A parere di alcuni storici Romolo (1) sarebbe stato eliminato fisicamente da una congiura di individui aspiranti all’accumulazione di ricchezze, e poiché egli era profondamente amato dal popolo, al punto tale che lo riteneva figlio di un Dio, venne sparsa la voce che fu visto ascendere in cielo: da ciò si sviluppò un’apoteosi di Romolo, assunto al rango di divinità col nome di Quirino, che evitò di ricercare il corpo del Re ed eventuali responsabili di un suo possibile omicidio. Nonostante ciò la politica romulea era oramai stata avviata nella città da lui fondata. Questo ideale sociale supererà i confini romani per divenire, due secoli e mezzo dopo, una ideologia comune al mondo italico: la causa di ciò sta nello sviluppo parallelo, nella pitagorica Magna Grecia, dell’intento della cancellazione della povertà tramite la distribuzione di terre (percepite come bene reale appartenente alla natura umana a differenza del denaro che invece la difetta) con la conquista di Sibari nel 510 a.e.v. da parte dei Crotoniati, guidati da Pitagora, il quale propose di distribuire le ampie campagne della città sconfitta alle classi sociali più povere. Anche qui si accese l’opposizione di una parte avida dell’aristocrazia, la quale organizzò una rivolta sanguinolenta nella figura di Cilone, che si concluse con la cacciata dei pitagorici e di un nulla di fatto per i meno abbienti. La cosa ebbe conseguenze pesanti per tutto il sud Italia perché Kroton era la polis di riferimento per le poleis Magnogreche. A riprese i Pitagorici riconquistarono il controllo della città, ma qui gli scontri sociali erano talmente intesi, tra le diverse fazioni, che si dovette fare di Taranto la novella polis a guida della “Lega Italiota”.

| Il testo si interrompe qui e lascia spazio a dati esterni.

# fatlipp/eacham

Measured on AMD Instinct MI355X. Metric: image-pairs matched/s + BA iters/s, 200-frame/50k-landmark synthetic, higher is better.
Workload: dtype i8; 1 GPU; S200 matching: 200 frames x 2000 kpts x 256-D, 19900 unordered pairs (both directions + mutual check); pairs_per_rank=19900, parallelism=pairs sharded over 1 GPU(s)

## Files before the change

eacham_amd/csrc/match_screen.hpp:

```cpp
#pragma once

#include <cmath>
#include <cstdint>

#if defined(__HIPCC__)
#define EACHAM_SCREEN_HD __host__ __device__
#else
#define EACHAM_SCREEN_HD
#endif

namespace eacham {
namespace screen {

constexpr int CENTRE = 64;
constexpr int STEP = 4;
constexpr int MAX_D2 = 256 * 255 * 255;
constexpr int MAX_M = 60;

EACHAM_SCREEN_HD inline int mag_value(int c) { return c < 16 ? c : (c < 24 ? 16 + 2 * (c - 16) : 32 + 4 * (c - 24)); }
EACHAM_SCREEN_HD inline int decode(int code) {
    const int m = mag_value(code & 31);
    return (code & 32) ? -m : m;
}
EACHAM_SCREEN_HD inline int encode(int x) {
    const int y = x - CENTRE;
    const int a = y < 0 ? -y : y;
    int c;
    if (a < 64) c = (a + 1) >> 2;
    else if (a < 128) c = 16 + ((a - 64 + 3) >> 3);
    else c = 24 + ((a - 128 + 7) >> 4);
    return (y < 0 && c != 0) ? (c | 32) : c;
}
EACHAM_SCREEN_HD inline int reconstruct(int code) { return CENTRE + STEP * decode(code); }

EACHAM_SCREEN_HD inline void pack32(const unsigned char* codes, uint32_t out[6]) {
    for (int w = 0; w < 6; ++w) out[w] = 0u;
    for (int e = 0; e < 32; ++e) {
        const int bit = 6 * e, w = bit >> 5, sh = bit & 31;
        const uint32_t v = codes[e] & 63u;
        out[w] |= v << sh;
        if (sh > 26) out[w + 1] |= v >> (32 - sh);
    }
}
EACHAM_SCREEN_HD inline int unpack32(const uint32_t in[6], int e) {
    const int bit = 6 * e, w = bit >> 5, sh = bit & 31;
    uint32_t v = in[w] >> sh;
    if (sh > 26) v |= in[w + 1] << (32 - sh);
    return (int)(v & 63u);
}

constexpr int STEP_BYTES = 1536, HI_PLANE = 1024, TILE_ROWS = 32;
struct FragSrc { int row, ks, h; };
EACHAM_SCREEN_HD constexpr FragSrc frag16_src(int u, int S, int lane) { return FragSrc{16 * u + (lane & 15), 2 * S + (lane >> 5), (lane >> 4) & 1}; }
EACHAM_SCREEN_HD constexpr int query16_tile(int s4) { return s4 >> 1; }
EACHAM_SCREEN_HD constexpr FragSrc query16_src(int s4, int S, int lane) { return frag16_src(s4 & 1, S, lane); }
EACHAM_SCREEN_HD constexpr int frag_lo_offset(FragSrc f) { return f.ks * STEP_BYTES + 16 * (f.row + TILE_ROWS * f.h); }
EACHAM_SCREEN_HD constexpr int frag_hi_offset(FragSrc f) { return f.ks * STEP_BYTES + HI_PLANE + 8 * (f.row + TILE_ROWS * f.h); }
EACHAM_SCREEN_HD constexpr int frag_kblock(FragSrc f) { return 2 * f.ks + f.h; }
EACHAM_SCREEN_HD constexpr int acc16_row(int u, int lane, int r) { return 16 * u + 4 * (lane >> 4) + r; }
EACHAM_SCREEN_HD constexpr bool frag16_separable() {
    for (int u = 0; u < 2; ++u)
        for (int S = 0; S < 2; ++S)
            for (int l = 0; l < 64; ++l) {
                if (frag_lo_offset(frag16_src(u, S, l)) != frag_lo_offset(frag16_src(0, 0, l)) + frag_lo_offset(frag16_src(u, S, 0))) return false;
                if (frag_hi_offset(frag16_src(u, S, l)) != frag_hi_offset(frag16_src(0, 0, l)) + frag_hi_offset(frag16_src(u, S, 0)) - HI_PLANE) return false;
            }
    return true;
}
static_assert(frag16_separable(), "lane offset + fragment offset");
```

Osservando il fenomeno di nascita della prima Italia, risalta la presenza di un filo conduttore che ideologicamente vuole i cittadini liberi da ogni forma di servitù tramite un reddito pro capite che provenga dalla terra concessagli dallo stato. Il fenomeno è oltretutto meritocratico e spinge l’uomo allo sviluppo del concetto comunitario perché arriva alla conquista della sua “indipendenza economica” tramite la disponibilità d’impegno data alla comunità, vuoi servendo nell’esercito od in altre strutture statali. A questa linea ideologica si oppongono gruppi di latifondisti che ambiscono al controllo dello stato e delle ricchezze da esso reperibili. Quando Roma arriva allo scontro con Taranto, nel 280a.e.v., ci si rende conto di come la Magna Grecia sia animata dalle medesime aspirazioni civili e sociali dei Romani, motivo per il quale questi ultimi elaborarono una leggenda che voleva Re Numa discepolo di Pitagora (cosa impossibile perché i due sono vissuti a circa due secoli di distanza), un motivo di propaganda che risultò credibile a causa delle medesime ideologie attive tra italioti e romani (2). La politica della libertà attraverso il possesso o reddito terriero si vide contrapposta all’ottica delle società fondate sul commercio, come quella punica, dove la ricchezza fondamentale non era la terra bensì il denaro. Gli scontri con la plutocrazia cartaginese si conclusero con la distruzione di Cartagine del 146 a.e.v.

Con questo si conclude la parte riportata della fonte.